元風さんは以前陶芸家という称号で作陶活動を行っていましたが、近年アートを根本から見つめ直し、独自の世界観をつくり、斬新な作品を世に送り出しています。

その一環として今回は、プラチナ箔を散らした特別な日本酒を創作されました。地元の酒造会社とのコラボ作品で、ラベルのデザインも自作のもので、きらびやか。年齢的には古希が視界に入っている時期になりましたが、年齢を超越した気概を感じさせます。私にとって刺激を大いに受ける人のお一人です。

それにしても、今回の地震の被害が心配。私どもの周囲には、能登の人が数多くおり、被災者の救出活動が思うに任せない状況は、辛く、いてもたってもいられない心境です。とにかく、ご無事で、一刻も早く平穏が戻るよう祈るばかりです。

寒さがさらに募る時季。
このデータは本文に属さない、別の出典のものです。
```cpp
static inline bool gemm3_enabled() {
  static const bool on = [] { const char* e = getenv("PTC_GEMM3"); return !(e && e[0] == '0'); }();
  return on;
}
bool ptc_gemm3_supported(int dtype, int kv, int c_in, int c_out) {
  return gemm3_enabled() && dtype != PTC_F32 && kv >= 1 && kv <= 4 && c_in >= 128 && c_in % G3_BK == 0 && c_out % G3_BN == 0;
}

template <typename T>
static int launch_gemm3(const void* in, int64_t n_in, const void* w, const float* bias, const int32_t* nbr, int64_t n_out, int kv, int c_in, int c_out,
                        void* out, hipStream_t s, int epi, const void* aux_in, void* aux_out) {
  const int n_col = c_out / G3_BN;
  const bool small = ptc_cdiv(n_out, 128) * n_col < 512;
  const int bm = small ? 64 : 128;
  const int64_t n_tiles = ptc_cdiv(n_out, bm) * n_col;
  if (n_tiles > 0x7fffffffll) { ptc_set_error("gemm3: %lld tiles", (long long)n_tiles); return PTC_EUNSUPPORTED; }
  int64_t wgs = (n_tiles + 7) & ~(int64_t)7;
  if (wgs > 512) wgs = 512;
  const dim3 grid((unsigned)wgs);
  const uint32_t in_bytes = (uint32_t)((uint64_t)n_in * c_in * sizeof(T));
#define G3_LAUNCH_RS(EE, RR)                                                                                                           \
  {                                                                                                                                    \
    auto kern = gemm3_kernel<T, EE, RR>;                                                                                               \
    const int lds = 2 * (RR * 32 + G3_BN) * G3_BK * 2;                                                                                 \
    PTC_HIP(hipFuncSetAttribute(reinterpret_cast<const void*>(kern), hipFuncAttributeMaxDynamicSharedMemorySize, lds));                \
    hipLaunchKernelGGL(kern, grid, dim3(256), lds, s, (const T*)in, (const T*)w, bias, nbr, n_out, kv, c_in, c_out, (T*)out,           \
                       (const T*)aux_in, (T*)aux_out, in_bytes, n_col, (int)n_tiles);                                                  \
  }
#define G3_LAUNCH(EE) { if (small) G3_LAUNCH_RS(EE, 2) else G3_LAUNCH_RS(EE, 4) }
  if (epi == 1) G3_LAUNCH(1) else if (epi == 2) G3_LAUNCH(2) else G3_LAUNCH(0)
#undef G3_LAUNCH
#undef G3_LAUNCH_RS
  PTC_CHECK_LAUNCH("gemm3_kernel");
  return PTC_OK;
}

int ptc_gemm3_launch(int dtype, const void* in, int64_t n_in, const void* w, const float* bias, const int32_t* nbr, int64_t n_out, int kv, int c_in,
                     int c_out, void* out, hipStream_t s, int epi, const void* aux_in, void* aux_out) {
  if (dtype == PTC_BF16) return launch_gemm3<bf16_t>(in, n_in, w, bias, nbr, n_out, kv, c_in, c_out, out, s, epi, aux_in, aux_out);
  return launch_gemm3<f16_t>(in, n_in, w, bias, nbr, n_out, kv, c_in, c_out, out, s, epi, aux_in, aux_out);
}
#endif
```

Before: 231.0 scenes/s.

## Add A-resident gathered GEMM kernel for kv=1 with streamed weight ring

Adds gemm3r_kernel, used by default for kv==1 and c_in<=256. It loads a 64-row gathered A tile into LDS once through direct global-to-LDS DMA, then streams weight chunks through a 3-stage ring across all output column tiles, so the gathered input is not re-read for each column tile. Jobs are split by row tile and column group so there are enough workgroups. It also generalizes the XCD-aware tile walk and adds an env override for the grid size. The cost is inline asm with manual waitcnt/barrier handling, which is fragile, and more LDS per block, which can lower occupancy.

```diff
diff --git a/pointcept_amd/csrc/gemm3.h b/pointcept_amd/csrc/gemm3.h
--- a/pointcept_amd/csrc/gemm3.h
+++ b/pointcept_amd/csrc/gemm3.h
@@ -30,6 +30,84 @@
 }
 
 __device__ __forceinline__ int g3_off(int row, int p) { return row * (G3_BK * 2) + ((p ^ ((row >> 1) & 7)) << 4); }
+
+template <typename T, int EPI, int RS>
+__device__ __forceinline__ void g3_epilogue(const f32x4 (&acc)[RS][4], int64_t row0, int n0, int64_t n_out, int c_out, int wm, int wn, int r, int g,
+                                            T* __restrict__ out, const T* __restrict__ aux_in, T* __restrict__ aux_out) {
+#pragma unroll
+  for (int s = 0; s < RS; ++s) {
+    const int64_t row = row0 + wm * (RS * 16) + s * 16 + r;
+    if (row >= n_out) continue;
+    const int64_t off = row * c_out + n0 + wn * 64 + 16 * g;
+    float v[16];
+#pragma unroll
+    for (int t = 0; t < 4; ++t)
+#pragma unroll
+      for (int e = 0; e < 4; ++e) v[4 * t + e] = acc[s][t][e];
+    if constexpr (EPI == 2) {
+      T hv[16];
+      *reinterpret_cast<uint4*>(hv) = reinterpret_cast<const uint4*>(aux_in + off)[0];
+      *reinterpret_cast<uint4*>(hv + 8) = reinterpret_cast<const uint4*>(aux_in + off)[1];
+#pragma unroll
+      for (int i = 0; i < 16; ++i) v[i] *= ptc_gelu_grad(ptc_to_float(hv[i]));
+    }
+    g3_store16<T>(out + off, v);
+    if constexpr (EPI == 1) {
+      float u[16];
+#pragma unroll
+      for (int i = 0; i < 16; ++i) u[i] = ptc_gelu(ptc_to_float(ptc_from_float<T>(v[i])));
+      g3_store16<T>(aux_out + off, u);
+    }
+  }
+}
+
+struct G3Walk { int first, stride, count; };
+__device__ __forceinline__ G3Walk g3_walk(int n_items) {
+  const int G = (int)gridDim.x, nx = G < 8 ? G : 8;
+  const int x = (int)blockIdx.x % nx, px = (int)blockIdx.x / nx, PX = (G - x + nx - 1) / nx;
+  const int i0 = (int)((int64_t)n_items * x / nx), i1 = (int)((int64_t)n_items * (x + 1) / nx);
+  G3Walk wk;
+  wk.first = i0 + px;
+  wk.stride = PX;
+  wk.count = i0 + px < i1 ? (i1 - i0 - px + PX - 1) / PX : 0;
+  return wk;
+}
+
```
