template <int VEC>
__device__ __forceinline__ void axpy_finish(int64_t M, int k, int64_t e0, float* av, float* a1, float* a2, const float* dg,
                                            const float* g, float* __restrict__ U, float* __restrict__ V,
                                            float* __restrict__ upd, float& p1, float& p2, int64_t ld) {
#pragma unroll
  for (int i = 0; i < VEC; ++i) {
    p1 = fmaf(av[i], dg[i], p1);
    av[i] = (av[i] != av[i]) ? 0.f : av[i];
    p2 = fmaf(av[i], g[i], p2);
  }
  stv<VEC>(V + (int64_t)k * ld, e0, M, av);
  stv<VEC>(U + (int64_t)k * ld, e0, M, a1);
  stv<VEC>(upd, e0, M, a2);
}

template <int VEC>
__device__ __forceinline__ void axpy_body(int64_t M, int k, const Status* __restrict__ st, float* __restrict__ U,
                                             float* __restrict__ V, float* __restrict__ upd ,
                                             const float* __restrict__ dgv, const float* __restrict__ gv,
                                             const float* __restrict__ coef, int thr, float* __restrict__ part, int npart,
                                             int jstride, float* __restrict__ jpart, int64_t ld, const bool split) {
  if (st->done) return;
  const int j0 = blockIdx.y * jstride, j1 = min(k, j0 + jstride);
  int64_t e0 = elem0<VEC>();
  float p1 = 0.f, p2 = 0.f;
// ... 251 lines not shown
}

static inline int sel_off_cur() { return offsetof(Status, cur) / 4; }
static inline int sel_off_low() { return offsetof(Status, low) / 4; }
static inline int sel_off_nxt() { return offsetof(Status, nxt) / 4; }

static inline __bf16* bf16_pairs(float* p) { return reinterpret_cast<__bf16*>(p); }

using shapes::update_chain;

struct SingleTarget {
  psignn_broyden* s;
  hipStream_t st;
  float* gnew;
  const float* gold;
  int np;
  const shapes::BroydenShape& size_class() const { return s->shape; }
  void bytes(int64_t b) const { PROF_BYTES(b); }
  int64_t vec_bytes() const { return s->M * 4; }
  int pair_elem_bytes() const { return s->hist ? 2 : 4; }
  int& a_ready() { return s->a_ready; }
  int& a_from() { return s->a_from; }
  int groups(int k) const { return (s->shape.jgroups > 1 && k >= 4 * s->shape.jgroups) ? s->shape.jgroups : 1; }
  bool combine_due(int, int G) const { return G > 1; }
  unsigned gu() const { return (unsigned)s->shape.nblk_u; }

  void sweep_u1(int n1) {
    if (s->hist) VLAUNCH("k_sweep_u1_bf16", st, s->shape.vec_u, k_sweep_u1_bf16, (gu(), TB, 0, st), s->M, n1, s->st, bf16_pairs(s->U), s->upd, s->part, s->shape.ldp, s->shape.ld);
    else VLAUNCH("k_sweep_u1", st, s->shape.vec_u, k_sweep_u1, (gu(), TB, 0, st), s->M, n1, s->st, s->U, s->upd, s->part, s->shape.ldp, s->shape.ld);
  }
  void reduce_a_check(int kd, double eps, int a_from) {
    LAUNCH("k_reduce_check", st, (k_reduce_a_check<<<dim3(std::max(kd, 1), RA + 1), RB, 0, st>>>(
        s->st, s->part, s->shape.nblk_u, s->shape.ldp, s->thr, kd, s->coef, s->nrm_part, np, s->rel_trace, s->abs_trace, eps, s->seq_len, s->keep_trace,
        s->parta, s->shape.nblk4, a_from)));
  }
  void sweep_v(int k) {
    if (s->hist) VLAUNCH("k_sweep_v_bf16", st, s->shape.vec_u, k_sweep_v_bf16, (gu(), TB, 0, st), s->M, k, s->st, bf16_pairs(s->V), s->upd, gold, gnew, s->coef, s->part, s->shape.pstride, s->shape.ldp, s->part2, s->shape.nblk_u, s->shape.ld, s->thr);
    else VLAUNCH("k_sweep_v", st, s->shape.vec_u, k_sweep_v, (gu(), TB, 0, st), s->M, k, s->st, s->V, s->upd, gold, gnew, s->coef, s->part, s->shape.pstride, s->shape.ldp, s->part2, s->shape.nblk_u, s->shape.ld, s->thr);
  }
  void reduce_cb(int k) {
    LAUNCH("k_reduce_cb", st, (k_reduce_cb<<<dim3(std::max(k, 1), 3), RB, 0, st>>>(s->st, s->part, s->shape.nblk_u, s->shape.pstride, s->shape.ldp, s->thr, k, s->coef, s->part2, s->shape.nblk_u)));
  }
  template <int KB>
  void sweep_u2r(int k, int keep0) {
    LAUNCH("k_sweep_u2d", st, (k_sweep_u2r<KB><<<(unsigned)s->shape.nblk4, TB, 0, st>>>(s->M, k, s->st, s->U, s->upd, gold, gnew, s->coef, s->thr, s->parta, s->shape.ld, keep0)));
  }
  void sweep_u2d(int k, int keep0, size_t lds) {
    LAUNCH("k_sweep_u2d", st, (k_sweep_u2d<<<(unsigned)s->shape.nblk4, TB, lds, st>>>(s->M, k, s->st, s->U, s->upd, gold, gnew, s->coef, s->thr, s->parta, s->shape.ld, keep0)));
  }
  void sweep_u2(int k) {
    if (s->hist) VLAUNCH("k_sweep_u2_bf16", st, s->shape.vec_u, k_sweep_u2_bf16, (gu(), TB, 0, st), s->M, k, s->st, bf16_pairs(s->U), s->upd, gold, gnew, s->coef, s->thr, s->shape.ld);
    else VLAUNCH("k_sweep_u2", st, s->shape.vec_u, k_sweep_u2, (gu(), TB, 0, st), s->M, k, s->st, s->U, s->upd, gold, gnew, s->coef, s->thr, s->shape.ld);
  }
  void dots(int kd, int G) {
    VLAUNCH("k_dots", st, s->shape.vec, k_dots, (dim3((unsigned)s->shape.nblk, G), TB, 0, st), s->M, kd, s->st, s->U, s->V, s->upd, gold, gnew, s->part, s->shape.pstride, s->shape.ldp, (int)cdiv(kd, G), s->shape.ld);
  }
  void reduce_check(int kd, double eps) {
    LAUNCH("k_reduce_check", st, (k_reduce_check<<<dim3(std::max(kd, 1), 4), RB, 0, st>>>(
        s->st, s->part, s->shape.nblk, s->shape.pstride, s->shape.ldp, s->thr, kd, s->coef, s->nrm_part, np, s->rel_trace, s->abs_trace, eps, s->seq_len, s->keep_trace)));
  }
  void axpy(int k, int G, bool own_width) {
    const int nb = own_width ? s->shape.nblk_ax : s->shape.nblk;
    VLAUNCH("k_axpy", st, own_width ? s->shape.vec_ax : s->shape.vec, k_axpy, (dim3((unsigned)nb, G), TB, 0, st), s->M, k, s->st, s->U, s->V, s->upd, gold, gnew, s->coef, s->thr, s->part, nb, (int)cdiv(std::max(k, 1), G), s->jpart, s->shape.ld);
  }
  void combine(int k, int G) {
    VLAUNCH("k_axpy_combine", st, s->shape.vec, k_axpy_combine, ((unsigned)s->shape.nblk, TB, 0, st), s->M, k, G, s->st, s->jpart, s->U, s->V, s->upd, gold, gnew, s->part, s->shape.nblk, s->shape.ld);
  }
  void final_pass(int k, bool own_width) {
    const int nb = own_width ? s->shape.nblk_ax : s->shape.nblk;
    VLAUNCH("k_final", st, own_width ? s->shape.vec_ax : s->shape.vec, k_final, ((unsigned)nb, TB, 0, st), s->M, k, s->st, s->U, s->upd, s->shape.ld, s->part, nb);
  }
};

static void launch_update(psignn_broyden* s, int k, double eps, hipStream_t st, int fused_npart = 0) {
  SingleTarget t{s, st, s->gbuf[(k + 1) & 1], s->gbuf[k & 1], fused_npart ? fused_npart : s->shape.nblk};
  if (!fused_npart) {
    PROF_BYTES(3 * (int64_t)s->M * 4);
    VLAUNCH("k_resid", st, s->shape.vec, k_resid, ((unsigned)s->shape.nblk, TB, 0, st), s->M, s->st, s->xbuf, s->fx, t.gnew, s->nrm_part, s->shape.nblk);
  }
  update_chain(t, k, eps);
// ... 191 lines not shown
    const shapes::BroydenShape& c = sv[m]->shape;
    sh.max_g = std::max(sh.max_g, c.nblk);
    sh.max_ga = std::max(sh.max_ga, c.nblk_ax);
    sh.max_gu = std::max(sh.max_gu, c.nblk_u);
    sh.max_g4 = std::max(sh.max_g4, c.nblk4);
    sh.max_G = std::max(sh.max_G, c.jgroups);
    sh.Mtot4 += sv[m]->M * 4;
  }
  return sh;
}
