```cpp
int tacex_fots_marker_image(const float* markers, const uint8_t* patches, int super_res, int size_slots, int patch_w,
                            const float* rgb, uint8_t* img, uint8_t* overlay, int B, int M, int H, int W, void* stream) {
  if (!markers || !patches || (!img && !overlay)) { set_error("tacex_fots_marker_image: null argument"); return 2; }
  if (overlay && !rgb) { set_error("tacex_fots_marker_image: the overlay needs the RGB frame"); return 2; }
  if (super_res < 1 || size_slots < 1 || patch_w < 0 || patch_w >= size_slots) {
    set_error("tacex_fots_marker_image: patch table index %d outside [0, %d)", patch_w, size_slots);
    return 2;
  }
  if (W % 4 != 0 || H <= 0 || W <= 0 || M < 0) { set_error("tacex_fots_marker_image: need W %% 4 == 0, H > 0"); return 2; }
  if (B <= 0) return 0;
  MarkerImgArgs a{};
  a.markers = markers; a.patches = patches; a.rgb = rgb; a.img = img; a.overlay = overlay;
  a.B = B; a.M = M; a.H = H; a.W = W; a.SR = super_res; a.S = size_slots; a.patch_w = patch_w;
  const int CW = W + 2 * kMkPad, CH = H + 2 * kMkPad;
  const size_t budget = 96 * 1024;
  a.band_rows = (int)std::min<size_t>((size_t)CH, budget / CW);
  if (a.band_rows < 2 * kMkPatch) { set_error("tacex_fots_marker_image: image too wide (%d)", W); return 2; }
  a.nbands = (CH + a.band_rows - 1) / a.band_rows;
  const size_t lds = (size_t)a.band_rows * CW;
  auto kern = fots_marker_image_kernel;
  static size_t granted[64] = {};
  if (hipError_t e = ensure_dynamic_lds(reinterpret_cast<const void*>(kern), lds, granted); e != hipSuccess)
    return fail_hip(e, "hipFuncSetAttribute(fots_marker_image_kernel)");
  hipLaunchKernelGGL(kern, dim3(B * a.nbands), dim3(256), lds, (hipStream_t)stream, a);
  hipError_t e = hipGetLastError();
  return e == hipSuccess ? 0 : fail_hip(e, "fots_marker_image_kernel");
}

}
```

tacex_amd/csrc/taxim_device.h:

```cpp
#pragma once
#include <hip/hip_runtime.h>
#include <stdint.h>

#include <type_traits>

#include "tacex_internal.h"
#include "wave_ops.h"

namespace tacex {

typedef float v2f __attribute__((ext_vector_type(2)));
typedef float v4f __attribute__((ext_vector_type(4)));

template <int I, int N, typename F>
__device__ __forceinline__ void static_for(F&& f) {
  if constexpr (I < N) {
    f(std::integral_constant<int, I>{});
    static_for<I + 1, N>(f);
  }
}

__device__ __forceinline__ float fmin_raw(float a, float b) {
  float r;
  asm("v_min_f32 %0, %1, %2" : "=v"(r) : "v"(a), "v"(b));
// ... 83 lines not shown
__device__ __forceinline__ void shade_bins(const ShadeArgs& a, float ztop, float zbot, float zlef, float zrig, int& im,
                                           int& id) {
  const float dzdx = (ztop - zbot) * a.gsy;
  const float dzdy = (zlef - zrig) * a.gsx;
  const float t = __builtin_amdgcn_sqrtf(fmaf(dzdx, dzdx, dzdy * dzdy));
  const float mag = atan_pos(t);
  const float dir = t != 0.0f ? atan2_fast(dzdx, dzdy) : 0.0f;
  im = min((int)(mag * a.inv_x_binr), a.nb - 1);
  id = min((int)((dir + 3.14159274101257324f) * a.inv_y_binr), a.nb - 1);
}

__device__ __forceinline__ int shade_dir_bin(const ShadeArgs& a, float dzdx, float dzdy, float t2) {
  const float dir = !(t2 < 1.17549435e-38f) ? atan2_fast(dzdx, dzdy) : 0.0f;
  return min((int)((dir + 3.14159274101257324f) * a.inv_y_binr), a.nb - 1);
}
__device__ __forceinline__ int shade_mag_bin(const ShadeArgs& a, float t2) {
  return min((int)(atan_pos(__builtin_amdgcn_sqrtf(t2)) * a.inv_x_binr), a.nb - 1);
}

__device__ __forceinline__ void shade_poly(const ShadeArgs& a, int im, int id, float X, float Y, float out[3]) {
  const v4f* __restrict__ pc =
      reinterpret_cast<const v4f*>(reinterpret_cast<const char*>(a.poly) + (unsigned)(im * a.nb + id) * 96u);
  const v4f c0 = pc[0], c1 = pc[1], c2 = pc[2], c3 = pc[3], c4 = pc[4];
  const float f0 = X * X, f1 = Y * Y, f2 = X * Y;
  out[0] = fmaf(f0, c0.x, fmaf(f1, c0.y, fmaf(f2, c0.z, fmaf(X, c0.w, fmaf(Y, c1.x, c1.y)))));
  out[1] = fmaf(f0, c1.z, fmaf(f1, c1.w, fmaf(f2, c2.x, fmaf(X, c2.y, fmaf(Y, c2.z, c2.w)))));
  out[2] = fmaf(f0, c3.x, fmaf(f1, c3.y, fmaf(f2, c3.z, fmaf(X, c3.w, fmaf(Y, c4.x, c4.y)))));
}

__device__ __forceinline__ void shade_pixel_core(const ShadeArgs& a, float ztop, float zbot, float zlef, float zrig,
                                                 int x, int y, float out[3], int& im_out, int& id_out) {
  const unsigned p = (unsigned)y * (unsigned)a.W + (unsigned)x;
  int im, id;
  shade_bins(a, ztop, zbot, zlef, zrig, im, id);
  float c[3];
  shade_poly(a, im, id, a.fx[(unsigned)x], a.fy[(unsigned)y], c);
  const float* __restrict__ bg = reinterpret_cast<const float*>(reinterpret_cast<const char*>(a.bg) + p * 12u);
  out[0] = __builtin_amdgcn_fmed3f(c[0] + bg[0], 0.0f, 1.0f);
  out[1] = __builtin_amdgcn_fmed3f(c[1] + bg[1], 0.0f, 1.0f);
  out[2] = __builtin_amdgcn_fmed3f(c[2] + bg[2], 0.0f, 1.0f);
  im_out = im;
  id_out = id;
}

__device__ __forceinline__ void shade_pixel_rgb(const ShadeArgs& a, float ztop, float zbot, float zlef, float zrig, int x,
                                                int y, float out[3]) {
  int im, id;
  shade_pixel_core(a, ztop, zbot, zlef, zrig, x, y, out, im, id);
}

__device__ __forceinline__ void shade_strip4_rgb(const ShadeArgs& a, const float zn[4][4], int x, int y, float out[12]) {
  const unsigned p = (unsigned)y * (unsigned)a.W + (unsigned)x;
  const v4f X4 = *reinterpret_cast<const v4f*>(a.fx + (unsigned)x);
  const float Y = a.fy[(unsigned)y];
  const v4f* __restrict__ bgp = reinterpret_cast<const v4f*>(reinterpret_cast<const char*>(a.bg) + p * 12u);
  const v4f b0 = bgp[0], b1 = bgp[1], b2 = bgp[2];
  const float bg[12] = {b0.x, b0.y, b0.z, b0.w, b1.x, b1.y, b1.z, b1.w, b2.x, b2.y, b2.z, b2.w};
#pragma unroll
  for (int i = 0; i < 4; ++i) {
    int im, id;
    shade_bins(a, zn[i][0], zn[i][1], zn[i][2], zn[i][3], im, id);
    float c[3];
    shade_poly(a, im, id, X4[i], Y, c);
#pragma unroll
    for (int ch = 0; ch < 3; ++ch) out[3 * i + ch] = __builtin_amdgcn_fmed3f(c[ch] + bg[3 * i + ch], 0.0f, 1.0f);
  }
}
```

皆様もご自愛下さい。この一年が良い年でありますように。

再生、再会の年 感謝胸に新年へ

いよいよ年が押し詰まってきました。今年一年の片づけと新年準備をしつつ、慌ただしく日々を過ごしています。

令和5年。私たちにとっても、現代史においても、意義深い年になったと思います。コロナ禍を抜けた一年。様々な事柄が戻ってきて、貴重な再会がいくつもありました。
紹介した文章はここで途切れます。